O Mendoncinha era uma figura que se encaixava perfeitamente nesse perfil.
Caminhava despreocupadamente o nosso já robusto e calvo herói, rumo ao centro, com destino è estação de trem, quando a encontrou recostada a um paredão, no bairro do Brás, nas imediações estação de trem, a alguns metros da praça Agente Cícero. Pelo extenso paredão havia uma grande variedade de vagabundas, vestidas de forma similar e utilizando os mesmos meios para despertar a atenção – e quem sabe, algo mais – dos transeuntes mais próximos. Mendocinha a distinguiu das outras muito rapidamente e, pela primeira vez em sua vida (contava , então, com, 37 anos) abordou seriamente uma puta. Até aquele momento, na verdade, era um dos detratores das vadias do paredão e achava que aquele espetáculo diário era uma das maiores vergonhas daquele bairro.

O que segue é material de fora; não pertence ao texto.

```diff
+  auto compute = [&](int buf) {
+    const f16* ap = &s_dy[buf][aoff];
+    const f16* bp = &s_x[buf][boff];
+    f16x8 af[TH];
+#pragma unroll
+    for (int oy = 0; oy < TH; ++oy) af[oy] = tr_frag(ap + oy * TW * DPITCH, DPITCH);
+#pragma unroll
+    for (int r = 0; r < PH; ++r) {
+      const f16x8 bf = tr_frag(bp + r * PW * 8, 16);
+#pragma unroll
+      for (int kh = r & 1; kh < 7; kh += 2) {
+        const int oy = (r - kh) / 2;
+        if (r >= kh && oy < TH) acc[kh] = __builtin_amdgcn_mfma_f32_32x32x16_f16(af[oy], bf, acc[kh], 0, 0, 0);
+      }
+    }
+  };
+
+  gload(t_begin, rx[0], rd[0]);
+  lstore(0, rx[0], rd[0]);
+  gload(t_begin + 1, rx[0], rd[0]);
+  gload(t_begin + 2, rx[1], rd[1]);
+  __syncthreads();
+  for (int t = t_begin; t < t_end; t += 2) {
+    compute(0);
+    lstore(1, rx[0], rd[0]);
+    gload(t + 3, rx[0], rd[0]);
+    __syncthreads();
+    compute(1);
+    lstore(0, rx[1], rd[1]);
+    gload(t + 4, rx[1], rd[1]);
+    __syncthreads();
+  }
+
+  const int j = lane & 31;
+  const int kw = 4 * kwh + (j >> 3);
+  if (kw < 7) {
+#pragma unroll
+    for (int kh = 0; kh < 7; ++kh)
+#pragma unroll
+      for (int r = 0; r < 16; ++r) {
+        const int co = 32 * cot + (r & 3) + 8 * (r >> 2) + 4 * (lane >> 5);
+        out[(size_t)co * KTOT + (kh * 7 + kw) * 8 + (j & 7)] = acc[kh][r];
+      }
+  }
+}
+
+}
+
+bool hd_wgrad_stem_eligible(const hd_wgrad_args* a) {
+  if (a->KH != 7 || a->KW != 7 || a->stride != 2 || a->pad != 3 || a->up1) return false;
+  if (a->C1 != 8 || a->C2 != 0 || a->x2 || a->Cout != 64 || a->in_scale || a->dw_oihw) return false;
+  if (a->N < 1 || a->Hin < 1 || a->Win < 1 || a->Hsrc != a->Hin || a->Wsrc != a->Win) return false;
+  if (a->Ho != (a->Hin + 6 - 7) / 2 + 1 || a->Wo != (a->Win + 6 - 7) / 2 + 1) return false;
+  if ((int64_t)a->N * a->Hin * a->Win * 16 >= (int64_t)1 << 30 || (int64_t)a->N * a->Ho * a->Wo * 128 >= (int64_t)1 << 30) return false;
+  return true;
+}
+
+int hd_wgrad_stem_tiles(const hd_wgrad_args* a) { return a->N * hd_cdiv(a->Ho, TH) * hd_cdiv(a->Wo, TW); }
+
+int hd_wgrad_stem_max_blocks() { return MAXB; }
+
+void hd_wgrad_stem_launch(const hd_wgrad_args* a, hipStream_t s) {
+  const int tiles_x = hd_cdiv(a->Wo, TW), tiles_y = hd_cdiv(a->Ho, TH);
+  const int tiles = a->N * tiles_x * tiles_y;
+  int nwork = a->nsplit < tiles ? a->nsplit : tiles;
+  if (nwork > MAXB) nwork = MAXB;
+  hipLaunchKernelGGL(wgrad7x7s2_stem_kernel, dim3(a->nsplit), dim3(NT), 0, s, (const f16*)a->x, (const f16*)a->dy, a->slab, a->Hin, a->Win,
+                     a->Ho, a->Wo, tiles, tiles_x, tiles_y, nwork, (unsigned)((int64_t)a->N * a->Hin * a->Win * 16),
+                     (unsigned)((int64_t)a->N * a->Ho * a->Wo * 128));
+}
diff --git a/hallucidet_amd/ops.py b/hallucidet_amd/ops.py
--- a/hallucidet_amd/ops.py
+++ b/hallucidet_amd/ops.py
@@ -137,7 +137,10 @@
     if nsplit is None:
         probe = WgradArgs(ptr(x), ptr(x2), ptr(dy), None, N, Hs, Ws, Hin, Win, C1, C2, Ho, Wo, Cout, KH, KW, stride, pad, 1 if up1 else 0, 1)
         blocks8 = lib.hd_wgrad_w8_blocks(C.byref(probe))
-        if blocks8 > 0:
+        stem = lib.hd_wgrad_stem_blocks(C.byref(probe))
+        if stem > 0:
+            nsplit = stem
+        elif blocks8 > 0:
             tiles = N * ((Ho + 15) // 16) * ((Wo + 7) // 8)
             nsplit = max(1, min(_WGRAD8_BLOCKS // blocks8, tiles // 4))
             while nsplit > 1 and nsplit * Cout * K * 4 > (64 << 20):
diff --git a/include/hallucidet_hip.h b/include/hallucidet_hip.h
--- a/include/hallucidet_hip.h
+++ b/include/hallucidet_hip.h
@@ -84,6 +84,8 @@
 #define HD_WGRAD_MULTI_MAX 24
 int hd_wgrad_multi(const hd_wgrad_args* args, int n, void* stream);
 int hd_wgrad_w8_blocks(const hd_wgrad_args* a);
+int hd_wgrad_stem_blocks(const hd_wgrad_args* a);
+int hd_wgrad_stem_mode(int mode);
 int hd_wgrad_tune_override(int tm);
 int hd_conv2d_multi(const hd_conv_args* args, int n, void* stream);
 
```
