DEV void kdecode(int kidx, const ConvShape& cs, int& kh, int& kw) {
  kh = (kidx * cs.mkw16) >> 16;
// ... 167 lines not shown
  });
}

template <typename T, typename S>
DEV void conv_fwd_stats(const WaveCoordT<S>& wc, f32x4 acc[S::FM][S::FN],
                        const T* bias_p, float* stats, const ConvShape& cs,
                        int m0, int n0, int M) {
  constexpr int FM = S::FM, FN = S::FN;
  float* ssum = stats;
  float* ssumsq = stats + cs.Cout;
  const int cr = (wc.lane >> 4) * 4;
  const int cc = wc.lane & 15;
#pragma unroll
  for (int fn = 0; fn < FN; ++fn) {
    int col = n0 + wc.wcol0 + fn * 16 + cc;
    float bias = 0.0f;
    if (col < cs.Cout) {
      if (bias_p) bias = VecIO<T>::to_f32(bias_p[col]);
    }
    float s = 0.0f, ss = 0.0f;
#pragma unroll
    for (int fm = 0; fm < FM; ++fm)
#pragma unroll
      for (int j = 0; j < 4; ++j) {
        int row = m0 + wc.wrow0 + fm * 16 + cr + j;
        if (row < M && col < cs.Cout) {
          float v = acc[fm][fn][j] + bias;
          s += v;
          ss += v * v;
        }
      }
    s += __shfl_xor(s, 16, 64);
    ss += __shfl_xor(ss, 16, 64);
    s += __shfl_xor(s, 32, 64);
    ss += __shfl_xor(ss, 32, 64);
    if (wc.lane < 16 && col < cs.Cout) {
      atomicAdd(&ssum[col], s);
      atomicAdd(&ssumsq[col], ss);
    }
  }
}

template <bool POW2, typename T, bool S2, typename S>
DEV void dgrad_store(const WaveCoordT<S>& wc, f32x4 acc[S::FM][S::FN], T* DX,
                     const ConvShape& cs, const DgradClass<S2>& dc, int m0,
                     int n0) {
  epilogue_visit(wc, acc, m0, n0, [&](int row, int col, float v) {
    if (row < dc.M && col < cs.Cin)
      DX[dc.template pixel<POW2>(cs, row) * cs.Cin + col] =
          VecIO<T>::from_f32(v);
  });
}

DEV float* wgrad_slab_store(const WaveCoord& wc, f32x4 acc[FM][FN],
                            float* DW, const ConvShape& cs, int Kout,
                            int bias_row, int r0, int n0) {
  float* out = DW + (int64_t)blockIdx.z * (Kout + bias_row) * cs.Cout;
  epilogue_visit(wc, acc, r0, n0, [&](int row, int col, float v) {
    if (row < Kout && col < cs.Cout) out[(int64_t)row * cs.Cout + col] = v;
  });
  return out;
}
DEV void wgrad_colsum_store(float* out, const ConvShape& cs, int Kout, int n0,
                            float bsum) {
  bsum = colsum_tile_finish(bsum);
  int col = n0 + (threadIdx.x >> 2);
  if ((threadIdx.x & 3) == 0 && col < cs.Cout)
    out[(int64_t)Kout * cs.Cout + col] = bsum;
}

E porquê, repentinamente, um homem quase de meia idade, recém casado e com uma filhinha a caminho, direitoso, reacionário e religioso, muda a sua forma de agir e pensar em relação a algo deste gênero e transgride uma convicção interna que beirava a intolerância irracional contra toda uma classe profissional ? O que fez esse homem sentir tal necessidade de atravessar a rua, se dirigir às putas do paredão, romper a sua relutância interna brutal de caminhar entre “psius” e provocações das quengas concorrentes, até chegar ao lugar onde a sua puta alvo estava?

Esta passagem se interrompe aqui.